template <typename T, int TM, int KIND, bool RF, int EPI, bool SK, int S = 2>
__global__ __launch_bounds__(256, S == 3 ? 2 : 3) void conv_lean_kernel(const ConvKArgs a, const LeanGeom g) {
  using SH = LeanShape<TM, KIND, RF>;
  static_assert(S == 2 || (S == 3 && !SH::K4 && !SH::K7 && SH::NAW1 == 0), "three stages: the k = 3 and 1x1 kinds (one window run per plane)");
  constexpr int TN = 1, WM = 2, WN = 2, NW = 4, TG = SH::TG, KC = SH::KC, NS = SH::NS, NSB = SH::NSB, NAW = SH::NAW;
  constexpr int BM = SH::BM, BN = SH::BN, STAGE = SH::STAGE_BYTES, PLANE = SH::PLANE_BYTES;
  constexpr int BKE = kRowBytes / (int)sizeof(T);
  constexpr bool LN = KIND == LEAN_K1_LN;
  constexpr unsigned kBias = 3072u;
  static_assert(!RF || SH::K3, "the folded 1x1 conv rides on a k = 3 unit");
  static_assert((!SH::K4 && !SH::K7) || (EPI <= LEAN_EPI_RES && (!SK || SH::K4)), "k = 4 / 7: plain and residual epilogues; k = 7 is never split");
  extern __shared__ __attribute__((aligned(16))) char smem[];
  typedef __attribute__((address_space(3))) void* lptr_t;
  const unsigned lds_base = (unsigned)(size_t)(lptr_t)smem;

  const int tid = (int)threadIdx.x, lane = tid & 63;
  const int wave = __builtin_amdgcn_readfirstlane(tid >> 6);
  const int wm = wave >> 1, wn = wave & 1;
  const unsigned bid = blockIdx.x;
  unsigned long long t_start = 0, t_pro = 0, t_loop = 0, t_tab = 0, t_dma = 0;
  GnStamp gst = {0ull, 0ull, 0ull, 0u};
  if (g.stamps) t_start = __builtin_amdgcn_s_memtime();
  unsigned long long* kst_slot = nullptr;
  if (a.kst) {
    kst_slot = a.kst + (size_t)(a.kst_step[1] & 2047) * a.kst_stride;
    if (tid == 0 && bid == 0) kst_slot[0] = (unsigned long long)wall_clock64();
  }
  if (g.debug & 8) return;
  typedef const __attribute__((address_space(4))) LeanTile* tile_cptr;
  const tile_cptr tp = (tile_cptr)(unsigned long long)g.tiles + bid;
  LeanTile tl;
  tl.m0 = tp->m0; tl.n0 = tp->n0; tl.sk_k = tp->sk_k; tl.sk_tile = tp->sk_tile; tl.R_lo = tp->R_lo; tl.nrows = tp->nrows; tl.u_begin = tp->u_begin; tl.u_end = tp->u_end;
  const int M = a.B * a.L_rows;
  const int m0 = tl.m0, n0 = tl.n0, R_lo = tl.R_lo, nrows = tl.nrows;

  const int r16 = lane >> 2;
  const unsigned gslot = (unsigned)(((lane & 3) ^ ((r16 >> 2) & 3)) << 4);
  const unsigned ldb1 = (unsigned)a.C1 * (unsigned)sizeof(T), ldb2 = (unsigned)a.C2 * (unsigned)sizeof(T);
  unsigned vw[NAW];
  auto window_offsets = [&](const unsigned ldb) {
#pragma unroll
    for (int i = 0; i < NAW; ++i) {
      int r = (wave * NAW + i) * 16 + r16;
      if (r >= nrows) r = 0;
      vw[i] = (unsigned)(R_lo + r) * ldb + gslot + kBias - (unsigned)(i < SH::NAW0 ? i : i - SH::NAW0) * 1024u;
    }
  };
  const unsigned wcnt = (unsigned)__builtin_amdgcn_readfirstlane(max(0, min(NAW, (nrows - wave * NAW * 16 + 15) >> 4)));
  const unsigned slab_bytes = (unsigned)a.n_pad * kRowBytes;
  unsigned vb[4] = {0u, 0u, 0u, 0u};
#pragma unroll
  for (int q = 0; q < NSB; ++q) {
    const unsigned slab = SH::TAPS ? (unsigned)q * slab_bytes : (unsigned)q * (unsigned)a.wtaps * slab_bytes;
    vb[q] = slab + (unsigned)(n0 + wave * 16 + r16) * kRowBytes + gslot + kBias - (unsigned)q * 1024u;
  }
  const int csw = a.C1 / BKE;
  const int pc0 = SH::K7 ? tl.u_begin >> 1 : tl.u_begin * KC;
  int pc = pc0;
  const char* xb;
  if (pc0 >= csw && a.C2 > 0) {
    xb = a.x2 + (size_t)(pc0 - csw) * kRowBytes - kBias;
    window_offsets(ldb2);
  } else {
    xb = a.x1 + (size_t)pc0 * kRowBytes - kBias;
    window_offsets(ldb1);
  }
  const unsigned chunk_w = (unsigned)a.wtaps * slab_bytes;
  const char* wb = a.w + (size_t)pc0 * chunk_w - kBias;
  const unsigned m0_win = lds_base + (unsigned)(wave * NAW * 1024);
  const unsigned m0_b = lds_base + (unsigned)(SH::B_OFF + wave * NSB * 1024);
  if (g.stamps) t_tab = __builtin_amdgcn_s_memtime();

  const unsigned wcnt0 = SH::NAW1 ? min(wcnt, (unsigned)SH::NAW0) : wcnt, wcnt1 = wcnt - wcnt0;
  auto issue = [&](const int st) {
#pragma unroll
    for (int kc = 0; kc < KC; ++kc) {
      lean_dma_run<SH::NAW0>(xb + kc * kRowBytes, m0_win + (unsigned)(st * STAGE + kc * PLANE), wcnt0, vw[0], vw[NAW > 1 ? 1 : 0], vw[NAW > 2 ? 2 : 0]);
      if constexpr (SH::NAW1 > 0)
        lean_dma_run<SH::NAW1>(xb + kc * kRowBytes, m0_win + (unsigned)(st * STAGE + kc * PLANE + SH::NAW0 * 1024), wcnt1, vw[NAW > 3 ? 3 : 0], vw[NAW > 4 ? 4 : 0], 0u);
    }
    if constexpr (SH::K7) {
      if (st == 0) {
        lean_dma_all<4>(wb, m0_b + (unsigned)(st * STAGE), vb[0], vb[1], vb[2], vb[3]);
        wb += (size_t)4 * slab_bytes;
        return;
      }
      lean_dma_all<4>(wb, m0_b + (unsigned)(st * STAGE), vb[0], vb[1], vb[2], vb[3] - 3u * slab_bytes);
    } else {
      lean_dma_all<NSB>(wb, m0_b + (unsigned)(st * STAGE), vb[0], vb[1], vb[2], vb[3]);
    }
    pc += KC;
    xb += KC * kRowBytes;
    wb += SH::K7 ? (size_t)3 * slab_bytes : (size_t)KC * chunk_w;
    if (pc == csw) {
      xb = a.x2 - kBias;
      window_offsets(ldb2);
    }
  };
  issue(0);
  if constexpr (S == 3) {
    if (tl.u_begin + 1 < tl.u_end && !(g.debug & 16)) issue(1);
  }
  if (g.stamps) t_dma = __builtin_amdgcn_s_memtime();
  LeanCols cl = {0.f, 0.f, 0.f, 1.f, 0.f};
  auto fetch_cols = [&]() {
    const int ecol = n0 + wn * 32 + (lane & 31);
    const bool ok = ecol < a.n;
    const int cc = ok ? ecol : 0;
    if (a.bias && ok) cl.bias = a.bias[ecol];
    if constexpr (EPI == LEAN_EPI_GN || EPI == LEAN_EPI_GN_RES) {
      cl.gam = a.gn_gamma[cc]; cl.bet = a.gn_beta[cc];
      if (a.gn_ss) { cl.sc = a.gn_ss[cc] + 1.0f; cl.sh = a.gn_ss[a.n + cc]; }
    }
  };
  if constexpr (!RF) fetch_cols();

  if constexpr (LN) {
    constexpr int TPR = NW * 64 / BM;
    constexpr int EPV = 16 / (int)sizeof(T);
    const int row = tid / TPR, part = tid - row * TPR;
    const int C = a.C1, nvec = C / EPV;
    const char* src = a.x1 + (size_t)min(m0 + row, M - 1) * C * sizeof(T);
    float sm = 0.f, sq = 0.f;
    const float2* rs = a.ln_rowstat ? reinterpret_cast<const float2*>(a.ln_rowstat) + (size_t)min(m0 + row, M - 1) * (C >> 5) : nullptr;
    auto reduce_tpr = [&](float v) {
#pragma unroll
      for (int o = 1; o < TPR; o <<= 1) v += __shfl_xor(v, o);
      return v;
    };
    if (rs) {
      const int nblk = C >> 5;
      for (int k0 = part; k0 < nblk; k0 += TPR * 4) {
        float2 pr[4];
#pragma unroll
        for (int u = 0; u < 4; ++u) pr[u] = rs[min(k0 + u * TPR, nblk - 1)];
#pragma unroll
        for (int u = 0; u < 4; ++u)
          if (k0 + u * TPR < nblk) sm += pr[u].x;
      }
      const float mean = reduce_tpr(sm) / (float)C;
      for (int k0 = part; k0 < nblk; k0 += TPR * 4) {
        float2 pr[4];
#pragma unroll
        for (int u = 0; u < 4; ++u) pr[u] = rs[min(k0 + u * TPR, nblk - 1)];
#pragma unroll
        for (int u = 0; u < 4; ++u)
          if (k0 + u * TPR < nblk) {
            const float d = pr[u].x * (1.0f / 32.0f) - mean;
            sq += fmaf(32.0f * d, d, pr[u].y);
          }
      }
      sm = mean;
    } else {
      float mean = 0.f;
#pragma unroll 1
      for (int pass = 0; pass < 2; ++pass) {
        for (int v0 = part; v0 < nvec; v0 += TPR * 8) {
          uint4 q[8];
#pragma unroll
          for (int u = 0; u < 8; ++u) {
            const int v = v0 + u * TPR;
            q[u] = *reinterpret_cast<const uint4*>(src + (size_t)min(v, nvec - 1) * 16);
          }
#pragma unroll
          for (int u = 0; u < 8; ++u) {
            if (v0 + u * TPR >= nvec) continue;
            const unsigned w4[4] = {q[u].x, q[u].y, q[u].z, q[u].w};
#pragma unroll
            for (int e = 0; e < 4; ++e) {
              if (sizeof(T) == 4) {
                const float f = __uint_as_float(w4[e]);
                if (pass == 0) sm += f;
                else sq = fmaf(f - mean, f - mean, sq);
              } else {
                const float f0 = __uint_as_float(w4[e] << 16), f1 = __uint_as_float(w4[e] & 0xffff0000u);
                if (pass == 0) sm += f0 + f1;
                else sq = fmaf(f0 - mean, f0 - mean, fmaf(f1 - mean, f1 - mean, sq));
              }
            }
          }
        }
        if (pass == 0) mean = reduce_tpr(sm) / (float)C;
      }
      sm = mean;
    }
    sq = reduce_tpr(sq);
    if (part == 0) {
      float* st = reinterpret_cast<float*>(smem + g.ln_off);
      st[2 * row] = sm;
      st[2 * row + 1] = rsqrtf(sq / (float)C + 1e-5f);
    }
  }

  if (tid < S * KC * 16) {
    const int st = tid / (KC * 16), rem = tid - st * (KC * 16);
    reinterpret_cast<unsigned*>(smem + st * STAGE + (rem >> 4) * PLANE + SH::ZERO_OFF)[rem & 15] = 0u;
  }
  const int kh = lane >> 5;
  const int leff = a.L_in << a.ups;
  unsigned a_ad[TM][SH::NTAP][2];
#pragma unroll
  for (int i = 0; i < TM; ++i) {
    const int m = m0 + (wm * TM + i) * 32 + (lane & 31);
    int rb = -1, rl = 0;
    if (m < M) {
      rb = (int)fdiv((unsigned)m, a.lrows_div);
      rl = m - rb * a.L_rows;
    }
    const int u0 = rl * a.stride - a.pad_left;
    const int rowb = rb * a.L_in - R_lo;
#pragma unroll
    for (int t = 0; t < SH::NTAP; ++t) {
      const int u = u0 + t * a.dil;
      const bool ok = rb >= 0 && (unsigned)u < (unsigned)leff && (!SH::K7 || t < 7);
      const int row = rowb + (u >> a.ups);
      const int sw = (row >> 2) & 3;
      a_ad[i][t][0] = lds_base + (unsigned)(ok ? row * kRowBytes + ((kh ^ sw) << 4) : SH::ZERO_OFF);
      a_ad[i][t][1] = lds_base + (unsigned)(ok ? row * kRowBytes + (((2 + kh) ^ sw) << 4) : SH::ZERO_OFF);
    }
  }
  unsigned b_ad[2];
  {
    const int nl = wn * 32 + (lane & 31);
    const int rowb = ((nl >> 4) * NSB) * 16 + (nl & 15);
    const int sw = ((nl & 15) >> 2) & 3;
    b_ad[0] = lds_base + (unsigned)(SH::B_OFF + rowb * kRowBytes + ((kh ^ sw) << 4));
    b_ad[1] = lds_base + (unsigned)(SH::B_OFF + rowb * kRowBytes + (((2 + kh) ^ sw) << 4));
  }

  f32x16 acc[TM][TN];
#pragma unroll
  for (int i = 0; i < TM; ++i)
#pragma unroll
    for (int r = 0; r < 16; ++r) acc[i][0][r] = 0.0f;
  f32x16 acc2[RF ? TM : 1][1];
  if constexpr (RF) {
#pragma unroll
    for (int i = 0; i < TM; ++i)
#pragma unroll
      for (int r = 0; r < 16; ++r) acc2[i][0][r] = 0.0f;
  }

  auto compute = [&](const int st) {
#pragma unroll
    for (int q = 0; q < NS; ++q) {
      const int kc = q / TG, t = SH::K7 ? st * TG + q : q % TG;
#pragma unroll
// ... 58 lines not shown
#pragma unroll
        for (int ks = 0; ks < 2; ++ks)
#pragma unroll
          for (int i = 0; i < TM; ++i) {
            if constexpr (RF) {
              if (q == NS) { mfma_step<T>(acc2[i][0], af[q & 1][ks][i], bf[q & 1][ks]); continue; }
            }
            mfma_step<T>(acc[i][0], af[q & 1][ks][i], bf[q & 1][ks]);
          }
        if (pf) {
          __builtin_amdgcn_sched_barrier(0);
#pragma unroll
          for (int p = 0; p < NP; ++p)
            if (p == q || (q == NG - 1 && p > q)) piece(sti, p);
          __builtin_amdgcn_sched_barrier(0);
        }
      }
    };
    auto wait_keep_one = [&]() {
      if (NAW >= 3 && wcnt == 3u) asm volatile("s_waitcnt vmcnt(%0)" ::"n"(3 * KC + NSB) : "memory");
      else if (NAW >= 2 && wcnt == 2u) asm volatile("s_waitcnt vmcnt(%0)" ::"n"(2 * KC + NSB) : "memory");
      else if (wcnt == 1u) asm volatile("s_waitcnt vmcnt(%0)" ::"n"(KC + NSB) : "memory");
      else asm volatile("s_waitcnt vmcnt(%0)" ::"n"(NSB) : "memory");
    };
    auto handover = [&]() {
      asm volatile("s_waitcnt lgkmcnt(0)" ::: "memory");
      __builtin_amdgcn_s_barrier();
      asm volatile("" ::: "memory");
    };
    while (u + 3 < u_end) {
      wait_keep_one(); handover();
      step(0, 2, copies);
      wait_keep_one(); handover();
      step(1, 0, copies);
      wait_keep_one(); handover();
      step(2, 1, copies && u + 4 < u_end);
      u += 3;
    }
    const int left = u_end - u;
    if (left >= 1) {
      if (left >= 2) wait_keep_one(); else asm volatile("s_waitcnt vmcnt(0)" ::: "memory");
      handover();
      step(0, 2, copies && left >= 3);
    }
    if (left >= 2) {
      if (left >= 3) wait_keep_one(); else asm volatile("s_waitcnt vmcnt(0)" ::: "memory");
      handover();
      step(1, 0, false);
    }
    if (left >= 3) {
      asm volatile("s_waitcnt vmcnt(0)" ::: "memory");
      handover();
      step(2, 1, false);
    }
    u = u_end;
  }
  while (u + 1 < u_end) {
    asm volatile("s_waitcnt vmcnt(0)" ::: "memory");
    __syncthreads();
    if (copies) issue(1);
    compute(0);
    asm volatile("s_waitcnt vmcnt(0)" ::: "memory");
    __syncthreads();
    if (u + 2 < u_end && copies) issue(0);
    compute(1);
    u += 2;
  }
  if (u < u_end) {
    asm volatile("s_waitcnt vmcnt(0)" ::: "memory");
    __syncthreads();
    compute(0);
  }
  if (g.stamps) t_loop = __builtin_amdgcn_s_memtime();
  __syncthreads();

  if constexpr (SK) {
    int* s_last_p = reinterpret_cast<int*>(smem);
    constexpr int TILE = BM * BN;
    const int sk_tile = tl.sk_tile, sk_k = tl.sk_k;
    float* mine = a.sk_part + ((size_t)sk_tile * a.ksplit + sk_k) * TILE;
#pragma unroll
    for (int i = 0; i < TM; ++i)
#pragma unroll
      for (int r = 0; r < 16; ++r)
        __hip_atomic_store(&mine[((wave * TM + i) * 16 + r) * 64 + lane], acc[i][0][r], __ATOMIC_RELAXED, __HIP_MEMORY_SCOPE_AGENT);
    asm volatile("s_waitcnt vmcnt(0)" ::: "memory");
    __syncthreads();
    if (tid == 0) {
      const unsigned old = atomicAdd(a.sk_count + sk_tile, 1u);
      const int last = old == (unsigned)(a.ksplit - 1);
      *s_last_p = last;
      if (last) a.sk_count[sk_tile] = 0u;
    }
    __syncthreads();
    const int is_last = *s_last_p;
    __syncthreads();
    if (!is_last) return;
#pragma unroll
    for (int i = 0; i < TM; ++i)
#pragma unroll
      for (int r = 0; r < 16; ++r) acc[i][0][r] = 0.0f;
    for (int o = 0; o < a.ksplit; ++o) {
      const float* other = a.sk_part + ((size_t)sk_tile * a.ksplit + o) * TILE;
#pragma unroll
      for (int i = 0; i < TM; ++i)
#pragma unroll
// ... 194 lines not shown
      lean_tile_of(b, a, gm, BM, BN, t.m0, t.n0, t.sk_k, t.sk_tile);
    }
    int lo = 0, hi = 0;
    lean_tile_window(a, t.m0, BM, M, lo, hi);
    t.R_lo = lo;
    t.nrows = hi - lo + 1;
    mx = std::max(mx, t.nrows);
    t.u_begin = a.ksplit > 1 ? (int)(((long long)nunits_all * t.sk_k) / a.ksplit) : 0;
    t.u_end = a.ksplit > 1 ? (int)(((long long)nunits_all * (t.sk_k + 1)) / a.ksplit) : nunits_all;
  }
  return mx;
}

---+---

ASSIGNMENT ▸ An exact repetition of the material above is required, from its first line through the line holding "kst_slot = a.kst", with nothing added.

TASK ANSWER ▸
template <typename T, int TM, int KIND, bool RF, int EPI, bool SK, int S = 2>
__global__ __launch_bounds__(256, S == 3 ? 2 : 3) void conv_lean_kernel(const ConvKArgs a, const LeanGeom g) {
  using SH = LeanShape<TM, KIND, RF>;
  static_assert(S == 2 || (S == 3 && !SH::K4 && !SH::K7 && SH::NAW1 == 0), "three stages: the k = 3 and 1x1 kinds (one window run per plane)");
  constexpr int TN = 1, WM = 2, WN = 2, NW = 4, TG = SH::TG, KC = SH::KC, NS = SH::NS, NSB = SH::NSB, NAW = SH::NAW;
  constexpr int BM = SH::BM, BN = SH::BN, STAGE = SH::STAGE_BYTES, PLANE = SH::PLANE_BYTES;
  constexpr int BKE = kRowBytes / (int)sizeof(T);
  constexpr bool LN = KIND == LEAN_K1_LN;
  constexpr unsigned kBias = 3072u;
  static_assert(!RF || SH::K3, "the folded 1x1 conv rides on a k = 3 unit");
  static_assert((!SH::K4 && !SH::K7) || (EPI <= LEAN_EPI_RES && (!SK || SH::K4)), "k = 4 / 7: plain and residual epilogues; k = 7 is never split");
  extern __shared__ __attribute__((aligned(16))) char smem[];
  typedef __attribute__((address_space(3))) void* lptr_t;
  const unsigned lds_base = (unsigned)(size_t)(lptr_t)smem;

  const int tid = (int)threadIdx.x, lane = tid & 63;
  const int wave = __builtin_amdgcn_readfirstlane(tid >> 6);
  const int wm = wave >> 1, wn = wave & 1;
  const unsigned bid = blockIdx.x;
  unsigned long long t_start = 0, t_pro = 0, t_loop = 0, t_tab = 0, t_dma = 0;
  GnStamp gst = {0ull, 0ull, 0ull, 0u};
  if (g.stamps) t_start = __builtin_amdgcn_s_memtime();
  unsigned long long* kst_slot = nullptr;
  if (a.kst) {
    kst_slot = a.kst + (size_t)(a.kst_step[1] & 2047) * a.kst_stride;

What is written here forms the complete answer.